## TO DO
Each line that contains "ncols" needs to be copied from the listing.

## SOURCE DATA
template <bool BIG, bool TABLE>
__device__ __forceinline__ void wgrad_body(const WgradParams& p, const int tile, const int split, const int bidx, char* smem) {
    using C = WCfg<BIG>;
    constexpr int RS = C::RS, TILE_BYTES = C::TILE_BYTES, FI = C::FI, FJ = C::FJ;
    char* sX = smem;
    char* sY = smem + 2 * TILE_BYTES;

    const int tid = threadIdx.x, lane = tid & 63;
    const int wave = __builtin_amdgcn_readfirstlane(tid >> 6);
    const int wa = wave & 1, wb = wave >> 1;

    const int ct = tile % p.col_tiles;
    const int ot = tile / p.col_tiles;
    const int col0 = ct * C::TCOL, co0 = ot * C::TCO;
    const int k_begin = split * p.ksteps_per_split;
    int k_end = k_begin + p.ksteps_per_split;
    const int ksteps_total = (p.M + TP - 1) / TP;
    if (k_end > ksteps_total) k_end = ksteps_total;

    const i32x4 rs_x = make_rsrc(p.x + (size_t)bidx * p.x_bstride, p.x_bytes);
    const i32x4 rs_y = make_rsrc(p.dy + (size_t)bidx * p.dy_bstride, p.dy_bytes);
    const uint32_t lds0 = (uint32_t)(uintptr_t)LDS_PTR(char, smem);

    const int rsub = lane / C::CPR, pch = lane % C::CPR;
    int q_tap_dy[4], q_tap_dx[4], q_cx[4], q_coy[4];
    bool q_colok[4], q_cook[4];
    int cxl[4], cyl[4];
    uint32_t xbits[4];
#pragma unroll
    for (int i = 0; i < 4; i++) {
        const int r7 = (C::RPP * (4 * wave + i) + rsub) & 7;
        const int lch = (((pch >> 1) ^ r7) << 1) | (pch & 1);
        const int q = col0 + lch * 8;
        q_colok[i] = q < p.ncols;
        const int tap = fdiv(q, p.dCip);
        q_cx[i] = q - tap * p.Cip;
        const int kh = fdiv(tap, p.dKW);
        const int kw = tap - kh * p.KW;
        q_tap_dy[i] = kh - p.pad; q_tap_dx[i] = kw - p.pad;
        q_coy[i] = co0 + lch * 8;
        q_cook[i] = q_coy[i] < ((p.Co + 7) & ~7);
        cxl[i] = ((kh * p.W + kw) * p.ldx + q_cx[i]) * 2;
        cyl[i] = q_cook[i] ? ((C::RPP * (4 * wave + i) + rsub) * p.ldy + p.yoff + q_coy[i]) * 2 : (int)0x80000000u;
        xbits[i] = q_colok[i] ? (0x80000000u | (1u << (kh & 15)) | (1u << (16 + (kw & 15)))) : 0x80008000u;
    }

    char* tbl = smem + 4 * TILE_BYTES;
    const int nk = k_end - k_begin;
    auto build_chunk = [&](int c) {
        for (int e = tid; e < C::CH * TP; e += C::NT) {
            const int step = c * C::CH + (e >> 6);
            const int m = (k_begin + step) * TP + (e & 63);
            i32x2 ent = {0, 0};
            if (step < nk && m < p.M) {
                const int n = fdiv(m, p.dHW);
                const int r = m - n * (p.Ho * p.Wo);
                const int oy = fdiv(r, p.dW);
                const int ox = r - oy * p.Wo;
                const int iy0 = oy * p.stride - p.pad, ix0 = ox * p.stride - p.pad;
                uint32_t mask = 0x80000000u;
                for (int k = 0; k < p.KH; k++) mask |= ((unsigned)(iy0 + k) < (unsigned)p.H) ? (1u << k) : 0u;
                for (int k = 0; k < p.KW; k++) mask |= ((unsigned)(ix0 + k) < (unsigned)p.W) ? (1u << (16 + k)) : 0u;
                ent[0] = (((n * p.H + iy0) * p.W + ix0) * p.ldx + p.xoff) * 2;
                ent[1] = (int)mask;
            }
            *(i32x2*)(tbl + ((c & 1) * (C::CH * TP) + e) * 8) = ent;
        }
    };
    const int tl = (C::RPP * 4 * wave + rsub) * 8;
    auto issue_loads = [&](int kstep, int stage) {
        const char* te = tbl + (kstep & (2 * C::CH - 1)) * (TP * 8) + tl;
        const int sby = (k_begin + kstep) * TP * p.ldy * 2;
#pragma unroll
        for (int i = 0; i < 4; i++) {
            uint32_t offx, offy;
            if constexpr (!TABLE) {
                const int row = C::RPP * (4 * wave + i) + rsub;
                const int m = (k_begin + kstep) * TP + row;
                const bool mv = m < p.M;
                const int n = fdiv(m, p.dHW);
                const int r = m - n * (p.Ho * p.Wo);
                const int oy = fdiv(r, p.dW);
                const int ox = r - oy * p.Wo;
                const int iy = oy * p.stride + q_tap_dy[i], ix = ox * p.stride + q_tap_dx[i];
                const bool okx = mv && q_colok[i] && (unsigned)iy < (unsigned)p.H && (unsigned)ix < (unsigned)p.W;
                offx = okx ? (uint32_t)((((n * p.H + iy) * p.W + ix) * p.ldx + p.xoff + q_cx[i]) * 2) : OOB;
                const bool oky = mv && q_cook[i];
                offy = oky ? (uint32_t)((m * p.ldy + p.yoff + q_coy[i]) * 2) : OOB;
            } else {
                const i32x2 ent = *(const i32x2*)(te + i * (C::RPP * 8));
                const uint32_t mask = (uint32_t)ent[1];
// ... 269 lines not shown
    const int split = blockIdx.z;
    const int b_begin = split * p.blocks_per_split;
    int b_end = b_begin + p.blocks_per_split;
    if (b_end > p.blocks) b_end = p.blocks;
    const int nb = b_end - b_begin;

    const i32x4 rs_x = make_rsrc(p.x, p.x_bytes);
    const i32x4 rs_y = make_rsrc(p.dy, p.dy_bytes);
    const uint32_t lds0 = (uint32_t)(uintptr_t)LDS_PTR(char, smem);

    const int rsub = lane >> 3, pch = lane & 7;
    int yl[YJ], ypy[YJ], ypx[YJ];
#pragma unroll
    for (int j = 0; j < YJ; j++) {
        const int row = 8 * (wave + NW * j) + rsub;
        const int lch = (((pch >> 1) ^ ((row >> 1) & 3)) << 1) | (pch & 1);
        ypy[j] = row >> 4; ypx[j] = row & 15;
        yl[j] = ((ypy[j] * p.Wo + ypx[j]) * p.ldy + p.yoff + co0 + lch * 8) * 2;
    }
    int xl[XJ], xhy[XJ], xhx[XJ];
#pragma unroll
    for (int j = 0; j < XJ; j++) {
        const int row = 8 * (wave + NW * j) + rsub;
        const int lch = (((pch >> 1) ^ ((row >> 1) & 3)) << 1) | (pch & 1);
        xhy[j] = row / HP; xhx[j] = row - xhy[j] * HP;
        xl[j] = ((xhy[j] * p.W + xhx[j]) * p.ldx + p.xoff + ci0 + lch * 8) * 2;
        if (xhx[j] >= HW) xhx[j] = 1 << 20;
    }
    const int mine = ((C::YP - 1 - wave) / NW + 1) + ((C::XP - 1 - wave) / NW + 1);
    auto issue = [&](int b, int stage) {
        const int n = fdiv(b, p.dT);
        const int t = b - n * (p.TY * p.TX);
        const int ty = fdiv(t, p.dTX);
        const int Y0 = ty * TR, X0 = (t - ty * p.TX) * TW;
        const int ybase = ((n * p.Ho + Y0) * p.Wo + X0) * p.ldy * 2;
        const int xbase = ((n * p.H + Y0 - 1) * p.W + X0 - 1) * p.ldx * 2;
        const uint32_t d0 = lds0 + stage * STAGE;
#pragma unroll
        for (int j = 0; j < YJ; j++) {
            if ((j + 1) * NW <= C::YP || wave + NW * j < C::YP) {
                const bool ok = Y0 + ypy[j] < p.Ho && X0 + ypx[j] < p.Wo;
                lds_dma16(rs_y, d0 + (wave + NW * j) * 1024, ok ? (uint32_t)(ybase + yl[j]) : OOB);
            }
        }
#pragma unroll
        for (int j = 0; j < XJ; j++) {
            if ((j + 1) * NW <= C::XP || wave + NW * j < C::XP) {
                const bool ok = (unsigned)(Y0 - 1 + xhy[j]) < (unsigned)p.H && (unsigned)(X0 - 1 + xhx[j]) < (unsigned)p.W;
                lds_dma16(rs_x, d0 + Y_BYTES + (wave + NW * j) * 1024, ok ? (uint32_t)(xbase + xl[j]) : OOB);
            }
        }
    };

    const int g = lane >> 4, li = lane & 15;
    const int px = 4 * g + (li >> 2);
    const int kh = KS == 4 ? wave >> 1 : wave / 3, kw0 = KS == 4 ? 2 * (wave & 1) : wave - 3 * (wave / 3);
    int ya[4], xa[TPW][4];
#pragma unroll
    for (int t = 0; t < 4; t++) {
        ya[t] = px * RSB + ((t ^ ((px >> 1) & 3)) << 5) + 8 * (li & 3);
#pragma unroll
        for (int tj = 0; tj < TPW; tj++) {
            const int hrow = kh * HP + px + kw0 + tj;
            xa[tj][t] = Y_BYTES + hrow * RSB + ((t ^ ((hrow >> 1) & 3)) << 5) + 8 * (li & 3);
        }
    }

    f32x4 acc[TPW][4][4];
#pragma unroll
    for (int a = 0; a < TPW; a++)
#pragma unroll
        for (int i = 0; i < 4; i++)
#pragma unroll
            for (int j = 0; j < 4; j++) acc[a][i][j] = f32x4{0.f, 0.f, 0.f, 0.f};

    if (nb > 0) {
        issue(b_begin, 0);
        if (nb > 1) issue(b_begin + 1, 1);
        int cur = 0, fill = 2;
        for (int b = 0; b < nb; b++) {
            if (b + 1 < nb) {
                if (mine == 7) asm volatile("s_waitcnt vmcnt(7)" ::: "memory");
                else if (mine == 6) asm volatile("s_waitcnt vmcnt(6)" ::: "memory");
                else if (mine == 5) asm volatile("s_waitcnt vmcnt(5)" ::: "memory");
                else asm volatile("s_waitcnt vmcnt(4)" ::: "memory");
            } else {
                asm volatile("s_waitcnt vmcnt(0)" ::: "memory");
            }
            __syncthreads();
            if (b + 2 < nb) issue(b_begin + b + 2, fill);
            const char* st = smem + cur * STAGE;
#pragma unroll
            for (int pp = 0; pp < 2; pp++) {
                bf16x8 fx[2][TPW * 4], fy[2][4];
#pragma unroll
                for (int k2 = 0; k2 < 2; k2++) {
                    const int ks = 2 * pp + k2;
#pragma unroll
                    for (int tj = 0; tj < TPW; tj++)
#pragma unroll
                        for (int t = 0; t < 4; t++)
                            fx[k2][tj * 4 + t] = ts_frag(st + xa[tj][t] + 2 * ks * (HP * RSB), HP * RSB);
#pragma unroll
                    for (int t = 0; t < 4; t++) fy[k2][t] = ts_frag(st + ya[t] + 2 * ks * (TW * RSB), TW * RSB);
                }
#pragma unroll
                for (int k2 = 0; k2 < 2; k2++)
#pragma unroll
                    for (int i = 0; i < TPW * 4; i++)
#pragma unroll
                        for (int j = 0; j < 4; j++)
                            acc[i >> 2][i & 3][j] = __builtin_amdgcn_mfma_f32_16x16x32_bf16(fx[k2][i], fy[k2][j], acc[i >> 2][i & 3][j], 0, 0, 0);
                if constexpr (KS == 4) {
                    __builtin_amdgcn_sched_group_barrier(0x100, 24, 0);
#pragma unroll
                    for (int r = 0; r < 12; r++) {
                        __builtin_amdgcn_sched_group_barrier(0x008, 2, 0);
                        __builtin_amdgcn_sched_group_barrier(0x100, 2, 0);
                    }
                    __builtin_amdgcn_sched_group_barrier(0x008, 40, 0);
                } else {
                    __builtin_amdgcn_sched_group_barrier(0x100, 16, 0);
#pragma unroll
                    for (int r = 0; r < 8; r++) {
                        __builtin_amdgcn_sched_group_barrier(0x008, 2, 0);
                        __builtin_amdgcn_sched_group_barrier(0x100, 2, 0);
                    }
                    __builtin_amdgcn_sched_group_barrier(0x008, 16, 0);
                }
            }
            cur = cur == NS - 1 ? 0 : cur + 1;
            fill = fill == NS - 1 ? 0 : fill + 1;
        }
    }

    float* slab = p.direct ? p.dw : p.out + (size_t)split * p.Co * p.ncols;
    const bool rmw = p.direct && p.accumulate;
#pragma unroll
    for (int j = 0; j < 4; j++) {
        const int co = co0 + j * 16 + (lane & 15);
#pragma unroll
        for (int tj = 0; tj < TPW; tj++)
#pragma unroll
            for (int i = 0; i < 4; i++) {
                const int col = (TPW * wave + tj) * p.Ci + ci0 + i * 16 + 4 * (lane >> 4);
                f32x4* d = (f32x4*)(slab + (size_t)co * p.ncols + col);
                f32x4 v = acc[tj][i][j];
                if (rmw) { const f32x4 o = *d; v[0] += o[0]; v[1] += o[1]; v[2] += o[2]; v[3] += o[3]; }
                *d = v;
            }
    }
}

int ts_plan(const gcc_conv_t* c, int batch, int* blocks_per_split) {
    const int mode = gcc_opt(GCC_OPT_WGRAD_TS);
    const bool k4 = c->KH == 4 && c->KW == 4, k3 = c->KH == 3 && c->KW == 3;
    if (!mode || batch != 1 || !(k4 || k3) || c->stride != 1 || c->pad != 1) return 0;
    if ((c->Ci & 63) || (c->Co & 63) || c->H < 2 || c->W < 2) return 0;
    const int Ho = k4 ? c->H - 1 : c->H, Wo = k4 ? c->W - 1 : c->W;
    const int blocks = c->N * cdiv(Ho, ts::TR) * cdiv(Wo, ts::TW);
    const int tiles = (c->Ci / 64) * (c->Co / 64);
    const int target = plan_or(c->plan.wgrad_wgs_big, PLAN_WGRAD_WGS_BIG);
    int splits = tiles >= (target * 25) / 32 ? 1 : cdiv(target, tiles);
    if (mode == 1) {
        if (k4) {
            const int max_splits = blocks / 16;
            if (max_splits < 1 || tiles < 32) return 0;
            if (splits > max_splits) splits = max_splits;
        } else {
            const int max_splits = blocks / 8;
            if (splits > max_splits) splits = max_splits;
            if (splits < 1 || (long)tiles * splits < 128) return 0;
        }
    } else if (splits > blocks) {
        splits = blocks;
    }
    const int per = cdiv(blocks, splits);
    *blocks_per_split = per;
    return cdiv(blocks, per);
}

## OUTPUT
        q_colok[i] = q < p.ncols;
    float* slab = p.direct ? p.dw : p.out + (size_t)split * p.Co * p.ncols;
                f32x4* d = (f32x4*)(slab + (size_t)co * p.ncols + col);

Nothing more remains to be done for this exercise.